Some local coaches felt that relations with the previous staff had deteriorated. Has that been a focus of your efforts to mend those relationships?
“I can’t really comment too much about the last staff because I don’t know too much about them. The only coaches I’m familiar with are coach Barrow and coach Stoutland, but our goals are always going to be to get to every school in Florida and let every coach know that Miami is the top school in Florida and we’re going to be recruiting their kids, we’re going to do our research, do a very good job at it and involve them in the process and let the coaches know what we’re all about.”

What was so enticing about this job for you?
“The chance to win national championships. When we were at USC, our goal was to win all our games and whatever happens, happens. We can do that here. We have a great recruiting base, with everything the university has to offer, we really don’t have an excuse why we shouldn’t be competing with the top teams in the country real soon. The chance to win, that’s really why we do things. We want to win for our program and win for our kids and get our kids degrees and all that. They’ve done a great job with graduation rates here, they’re through the roof right now which is a testament to the previous staff and the academic facilities. You put all that with a chance to win, play on a huge stage, that’s what I’m all about. That’s what I want to be involved with.”

Can you talk about the parellels of when you father took over USC and taking over this program?
“I agree. I feel coach Golden and coach Carroll got started at the same time in recruiting, it was late and were trying to make a push and make a splash. They felt like they needed a ton of guys and they really had a ton of talent.
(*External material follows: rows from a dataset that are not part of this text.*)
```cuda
static bool tcpair_narrow_try(TapConvParams P1, TapConvParams P2, cudaStream_t st) {
  const int BN = P1.tc_bn, iters = P1.ntaps + P2.ntaps;
  if (!P1.tc_narrow_pipe || (BN != 64 && BN != 32) || (BN == 64 && iters > 14) || P1.Cin > BN ||
      P2.res != P1.in || P2.res_pitch != P1.in_pitch || P2.res_gstride != P1.in_gstride)
    return false;
  const int span1 = tc5_rows(P1, TC_ROWS);
  const int span2 = tc5_rows(P2, TC_ROWS);
  if (P2.R > P1.R || P1.R > 256 || P1.lo_al > 0 || P2.lo_al > 0 || (P1.lo_al + span1) + (P2.lo_al + span2) < 0)
    return false;
  const int nbox = cdiv(P1.Cin, 32);
  const long wbytes = 2L * BN * 128, set = 256L * P1.R + 128L * nbox * P1.R;
  NarrowSmem S;
  narrow_layout(S, BN, P1.R, nbox, 0, 0);
  const long avail = (long)kMaxDyn - 1024 - (long)S.total;
  int NS = 2, NW;
  if (avail - iters * wbytes >= 2 * set) {
    NW = iters;
    NS = (int)std::min<long>(NARROW_MAX_NS, (avail - iters * wbytes) / set);
  } else {
    NW = (int)std::min<long>(iters, (avail - NS * set) / wbytes);
    if (NW < 2) return false;
  }
  CUtensorMap tmx;
  if (!tma_encode_rows(&tmx, P1.in, P1.Cin, P1.L, P1.G, P1.in_pitch, P1.in_gstride, P1.R)) return false;
  P1.tc_na = NS; P1.tc_nw = NW;
  P2.tc_bn = BN;
  narrow_layout(S, BN, P1.R, nbox, NS, NW);
  const size_t smem = (size_t)S.total + 1024;
  const long tiles = (long)cdiv(P1.L, TC_ROWS - span2) * P1.G;
  dim3 grid((unsigned)std::min<long>(tiles, tc5_sms()));
  void* rec = profile_begin_pair(P1, P2, st);
  tapconv_note_launch(1, BN, TC_ROWS, 0);
  tc_launch(BN == 64 ? tcpair_narrow_kernel<64> : tcpair_narrow_kernel<32>, false, grid, dim3(NARROW_THREADS), smem, st, P1,
            P2, tmx);
  profile_count_dual();
  profile_count_narrow_pipe();
  profile_end(rec, st);
  count_launch(1);
  AGPT_CUDA(cudaGetLastError());
  return true;
}

bool tcpair_launch(TapConvParams P1, TapConvParams P2, cudaStream_t st) {
  if (!tcconv_supported(P1) || !P2.w_h) return false;
  const int BN = P1.tc_bn;
  if (P1.pi_hi || P2.po_hi) return false;
  if (P2.tc_bn != BN || P1.Cout > BN || P2.Cin != P1.Cout || P2.Cout > BN || P1.Wreal || P2.Wreal || P1.strips ||
      P1.G != P2.G || P1.L != P2.L || P1.pro != PRO_LRELU || P2.pro != PRO_LRELU || (P2.epi != EPI_RES && P2.epi != EPI_ACC))
    return false;
  if (tcpair_pipe_try(P1, P2, st)) return true;
  if (tcpair_dual(P1) && (tcpair_narrow_try(P1, P2, st) || tcpair_try(P1, P2, TC_ROWS, true, st))) return true;
  const int span2 = tc5_rows(P2, TC_TALL);
  if (tc5_tall(P1, BN, (long)cdiv(tc_lv(P1), TC_TALL - span2) * tc_groups(P1), tc5_sms()) &&
      tcpair_try(P1, P2, TC_TALL, false, st))
    return true;
  return tcpair_try(P1, P2, TC_ROWS, false, st);
}

static bool tcconv_pipe_try(TapConvParams P, const HTile& c, cudaStream_t st) {
  if (!P.tc_conv_pipe || !P.pi_hi || P.Wreal || P.strips || c.bn != 128 || c.mt != TC_ROWS ||
      (P.epi != EPI_BIAS && P.epi != EPI_RES && P.epi != EPI_ACC))
    return false;
  P.w_h = c.w;
  P.tc_bn = 128;
  tc5_rows(P, TC_ROWS);
  const int PR = pl_rows(P.R);
  const long abytes = 256L * PR, wbytes = 2L * 128 * 128;
  CpipeSmem S;
  cpipe_layout(S, PR, 0, 0);
  const long avail = (long)kMaxDyn - 1024 - (long)S.total;
  int NA = std::min(MAX_NA, std::max(2, P.tc_chunks_h));
  while (NA > 2 && NA * abytes + 3 * wbytes > avail) --NA;
  const int NW = (int)std::min<long>(MAX_NW, (avail - NA * abytes) / wbytes);
  if (NW < 2) return false;
  P.tc_na = NA; P.tc_nw = NW;
  cpipe_layout(S, PR, NA, NW);
  const size_t smem = (size_t)S.total + 1024;
  const int units = cdiv(P.L, TC_ROWS) * P.G * cdiv(P.Cout, 128);
  const PlMaps m = pl_tensor_maps(P);
  tapconv_note_launch(1, 128, TC_ROWS, 1);
  tc_launch(tcconv_pipe_pl_kernel, false, dim3(cpipe_grid(units, tc5_sms())), dim3(CPIPE_THREADS), smem, st, P, m.hi, m.lo);
  profile_count_plane();
  profile_count_conv_pipe();
  return true;
}

bool tcconv5_launch(TapConvParams P, cudaStream_t st) {
  if (!P.w_h) return false;
  const HTile c = pick_h_tile(P, tc5_sms());
  if (tcconv_pipe_try(P, c, st)) return true;
  if (c.bn != P.tc_bn || c.mt != TC_ROWS) {
    TapConvParams Q = P;
    Q.w_h = c.w;
    if (tcconv5_try(Q, c.bn, c.mt, st)) return true;
  }
  return tcconv5_try(P, P.tc_bn, TC_ROWS, st);
}

}
```

Before: 208,800.

## Add single-stage split-buffer mode to pipelined tcpair kernel for larger layers

Adds a single-stage mode to the pipelined paired tap-conv kernel. It applies when the second layer's input rows exceed the first's or double-buffered shared memory would not fit. In that mode the input buffer and the handoff/epilogue buffer are separate regions, guarded by new in_empty and acc_empty mbarriers. This lets the next tile's transform overlap the current tile's second conv, and lets more layer pairs use the warp-specialized pipe path instead of falling back. The cost is weaker overlap than double buffering and extra barrier waits.

```diff
diff --git a/audiogpt_b200/csrc/tcconv5.cu b/audiogpt_b200/csrc/tcconv5.cu
--- a/audiogpt_b200/csrc/tcconv5.cu
+++ b/audiogpt_b200/csrc/tcconv5.cu
@@ -631,12 +631,13 @@
 template <int N> __device__ __forceinline__ void setmaxnreg_dec() { asm volatile("setmaxnreg.dec.sync.aligned.u32 %0;" ::"n"(N)); }
 
 constexpr int PIPE_MAX_NW = 8;
-struct PipeSmem { uint32_t set[2], w[PIPE_MAX_NW], bars, total; };
-__host__ __device__ inline void pipe_layout(PipeSmem& s, int R1, int NW) {
+struct PipeSmem { uint32_t x[2], y[2], w[PIPE_MAX_NW], bars, total; };
+__host__ __device__ inline void pipe_layout(PipeSmem& s, int R1, int RR2, int NS, int NW) {
   uint32_t o = 0;
-  for (int i = 0; i < 2; ++i) { s.set[i] = o; o += (uint32_t)R1 * 512; }
+  for (int i = 0; i < NS; ++i) { s.x[i] = s.y[i] = o; o += (uint32_t)R1 * 512; }
+  if (NS == 1) { s.y[0] = o; o += RR2 * 512 > 65536 ? (uint32_t)RR2 * 512 : 65536u; }
   for (int i = 0; i < PIPE_MAX_NW; ++i) { s.w[i] = o; if (i < NW) o += PIPE_STAGE; }
-  s.bars = o; o += (2 * PIPE_MAX_NW + 4) * 8;
+  s.bars = o; o += (2 * PIPE_MAX_NW + 8) * 8;
   s.total = o;
 }
 
@@ -645,14 +646,16 @@
   constexpr int BN = 128, MT = TC_ROWS;
   extern __shared__ uint8_t smem_raw_[];
   uint8_t* smem = reinterpret_cast<uint8_t*>((reinterpret_cast<uintptr_t>(smem_raw_) + 1023) & ~(uintptr_t)1023);
-  const int R1 = P1.R, NW = P1.tc_nw;
+  const int R1 = P1.R, NW = P1.tc_nw, NS = P1.tc_na, sh = NS - 1;
   __shared__ PipeSmem S;
-  if (threadIdx.x == 0) pipe_layout(S, R1, NW);
+  if (threadIdx.x == 0) pipe_layout(S, R1, P2.R, NS, NW);
   __syncthreads();
   uint64_t* w_full = reinterpret_cast<uint64_t*>(smem + S.bars);
   uint64_t* w_empty = w_full + PIPE_MAX_NW;
   uint64_t* in_full = w_full + 2 * PIPE_MAX_NW;
-  uint64_t* acc_full = in_full + 2;
+  uint64_t* in_empty = in_full + 2;
+  uint64_t* acc_full = in_full + 4;
+  uint64_t* acc_empty = in_full + 6;
 
   const int tid = threadIdx.x, warp = tid >> 5, lane = tid & 31;
   const int wg = __shfl_sync(0xffffffffu, tid >> 7, 0);
@@ -670,7 +673,12 @@
 
   if (tid == 0) {
     for (int i = 0; i < NW; ++i) { mbar_init(&w_full[i], 1); mbar_init(&w_empty[i], PIPE_MMA / 32); }
-    for (int i = 0; i < 2; ++i) { mbar_init(&in_full[i], PIPE_DATA); mbar_init(&acc_full[i], PIPE_MMA); }
+    for (int i = 0; i < NS; ++i) {
+      mbar_init(&in_full[i], PIPE_DATA);
+      mbar_init(&in_empty[i], 1);
+      mbar_init(&acc_full[i], PIPE_MMA);
+      mbar_init(&acc_empty[i], 1);
+    }
     fence_barrier_init();
   }
   __syncthreads();
@@ -709,30 +717,36 @@
     for (int k = 0; k < nloc; ++k) {
       int g, q0;
       tile_of(k, g, q0);
-      const int qa = q0 + P2.lo_al;
-      uint8_t* set = smem + S.set[k & 1];
+      const int qa = q0 + P2.lo_al, s = k & sh;
+      const uint32_t ph = (uint32_t)(k >> sh) & 1;
+      uint8_t* xs = smem + S.x[s];
+      uint8_t* ys = smem + S.y[s];
       zero_tile(acc);
-      mbar_wait(&in_full[k & 1], (uint32_t)((k >> 1) & 1));
+      mbar_wait(&in_full[s], ph);
       for (int c = 0; c < nch; ++c) {
-        const uint32_t ahi0 = smem_u32(set) + (uint32_t)c * R1 * 128 + (uint32_t)(wg * (MT / 2) - lo) * 128u;
+        const uint32_t ahi0 = smem_u32(xs) + (uint32_t)c * R1 * 128 + (uint32_t)(wg * (MT / 2) - lo) * 128u;
         mma_taps(P1, ahi0, ahi0 + (uint32_t)nch * R1 * 128);
       }
       mma_drain(acc, w_empty, prev);
       prev = -1;
       named_bar_sync(1, PIPE_MMA);
-      pair_handoff<MT>(acc, P1, P2, set, nch2, RR2, Lv, r0, c0, qa, tid, PIPE_MMA);
+      if (NS == 1) {
+        if (tid == 0) mbar_arrive(&in_empty[0]);
+        if (k >= 1) mbar_wait(&acc_empty[0], ph ^ 1u);
+      }
+      pair_handoff<MT>(acc, P1, P2, ys, nch2, RR2, Lv, r0, c0, qa, tid, PIPE_MMA);
       named_bar_sync(1, PIPE_MMA);
       const uint32_t lo_part = (uint32_t)nch2 * RR2 * 128;
       for (int c = 0; c < nch2; ++c) {
-        const uint32_t ahi0 = smem_u32(set) + (uint32_t)c * RR2 * 128 + (uint32_t)(wg * (MT / 2) - P2.lo_al) * 128u;
+        const uint32_t ahi0 = smem_u32(ys) + (uint32_t)c * RR2 * 128 + (uint32_t)(wg * (MT / 2) - P2.lo_al) * 128u;
         mma_taps(P2, ahi0, ahi0 + lo_part);
       }
       mma_drain(acc, w_empty, prev);
       prev = -1;
       named_bar_sync(1, PIPE_MMA);
 #pragma unroll
-      for (int blk = 0; blk < BN / 32; ++blk) stage_block(acc, set + blk * (MT * 128), blk * 32, r0, c0, P2.tc_descale);
-      mbar_arrive(&acc_full[k & 1]);
+      for (int blk = 0; blk < BN / 32; ++blk) stage_block(acc, ys + blk * (MT * 128), blk * 32, r0, c0, P2.tc_descale);
+      mbar_arrive(&acc_full[s]);
     }
   } else if (wg == 2) {
     setmaxnreg_inc<152>();
@@ -742,7 +756,8 @@
       tile_of(k, g, q0);
       const int rin = q0 + P2.lo_al + lo;
       const float* __restrict__ ing = P1.in + g * P1.in_gstride;
-      uint8_t* set = smem + S.set[k & 1];
+      uint8_t* set = smem + S.x[k & sh];
+      if (NS == 1 && k >= 1) mbar_wait(&in_empty[0], (uint32_t)(k & 1) ^ 1u);
       const int items = R1 * nch * 8;
 #pragma unroll 4
       for (int idx = dt; idx < items; idx += PIPE_DATA) {
@@ -761,12 +776,12 @@
         *reinterpret_cast<uint4*>(set + (uint32_t)nch * R1 * 128 + o) = l;
       }
       fence_proxy_async();
-      mbar_arrive(&in_full[k & 1]);
+      mbar_arrive(&in_full[k & sh]);
     };
     auto epilogue = [&](int k) {
       int g, q0;
       tile_of(k, g, q0);
-      const uint8_t* set = smem + S.set[k & 1];
+      const uint8_t* set = smem + S.y[k & sh];
       const int jc = dt & 7;
       for (int blk = 0; blk < BN / 32; ++blk) {
         const int cb = blk * 32;
@@ -793,9 +808,10 @@
     if (nloc > 0) transform(0);
     for (int k = 0; k < nloc; ++k) {
       if (k + 1 < nloc) transform(k + 1);
-      mbar_wait(&acc_full[k & 1], (uint32_t)((k >> 1) & 1));
+      mbar_wait(&acc_full[k & sh], (uint32_t)((k >> sh) & 1));
       epilogue(k);
       named_bar_sync(2, PIPE_DATA);
+      if (NS == 1 && dt == 0) mbar_arrive(&acc_empty[0]);
     }
   } else {
     setmaxnreg_dec<24>();
@@ -1511,16 +1527,22 @@
     return false;
   tc5_rows(P1, TC_ROWS);
   const int span2 = tc5_rows(P2, TC_ROWS);
-  if (P2.R > P1.R) return false;
   const long wbytes = PIPE_STAGE;
   PipeSmem S;
-  pipe_layout(S, P1.R, 0);
-  const long spare = (long)kMaxDyn - 1024 - (long)S.total;
-  if (spare < 4 * wbytes) return false;
+  auto spare = [&](int NS) {
+    pipe_layout(S, P1.R, P2.R, NS, 0);
+    return (long)kMaxDyn - 1024 - (long)S.total;
+  };
+  int NS = 2;
+  if (P2.R > P1.R || spare(2) < 4 * wbytes) {
+    NS = 1;
+    if (spare(1) < 3 * wbytes) return false;
+  }
   const int iters = 2 * (P1.tc_chunks_h * P1.ntaps + P2.tc_chunks_h * P2.ntaps);
-  P1.tc_nw = (int)std::min<long>(std::min<long>(PIPE_MAX_NW, iters), spare / wbytes);
+  P1.tc_na = NS;
+  P1.tc_nw = (int)std::min<long>(std::min<long>(PIPE_MAX_NW, iters), spare(NS) / wbytes);
   P2.tc_bn = 128;
-  pipe_layout(S, P1.R, P1.tc_nw);
+  pipe_layout(S, P1.R, P2.R, NS, P1.tc_nw);
   const size_t smem = (size_t)S.total + 1024;
   const long tiles = (long)cdiv(P1.L, TC_ROWS - span2) * P1.G;
   dim3 grid((unsigned)std::min<long>(tiles, tc5_sms()));
```

Result: faster. 213,700 (median of 6 runs) (+2.4%).

## Add single-input-set A/B buffer mode to pipelined pair conv kernel

Applied to the files above, without the earlier changes.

Coach Carroll inherited Troy Polamalu and Carson Palmer. Just talking to coaches, there’s a ton of talent in this program. There’s a great offensive line, a great defensive line. That’s the core of everything so in terms of recruiting there’s a lot of similarities. They’re both city schools. USC is south of downtown and Miami is a little south of the city and South Beach. That’s one of the things that attracted me to it.”

But the stages of the programs, USC was a sleeping giant waiting to get awoke again and Miami seems to be in the same situation?
“If we get anywhere near what we did at USC, I think we’re doing pretty good. Miami went to a bowl game this past year so they’re doing a little better than USC when that change was made. But we’ll see. Hopefully we can get going right away. USC’s first year, coach’s first year there at USC went 6-5, went to a bowl game. I think we can do better than that, but we’ll see. There’s a lot of work to do and a lot of hours to put in. Hopefully, we’ll get a lot better and there will be a lot of similarities. Hopefully.”

Will you get a chance to see the playoff game this weekend?
“I hope so. Somehow I have to work it out that I’m on a home visit and that family likes to watch the Seahawks. That would be great. I wish those guys all the best. They have a tough task ahead of him.”

What did your dad tell you about taking this job?
“He was fired up. He was excited for me to come down here and get started. We’ve always been talking about if I left USC what could be my value and what could I get done..."

Were you out of football last year?
“I was out of ball and working on some family projects. When the shot came up, everything I was trying to do on the side fell off. I said let’s go do this. This is what I always felt comfortable doing. When you start coaching football, there’s not many opportunities to do something else. When this opportunity came up, I couldn’t even think twice about it.”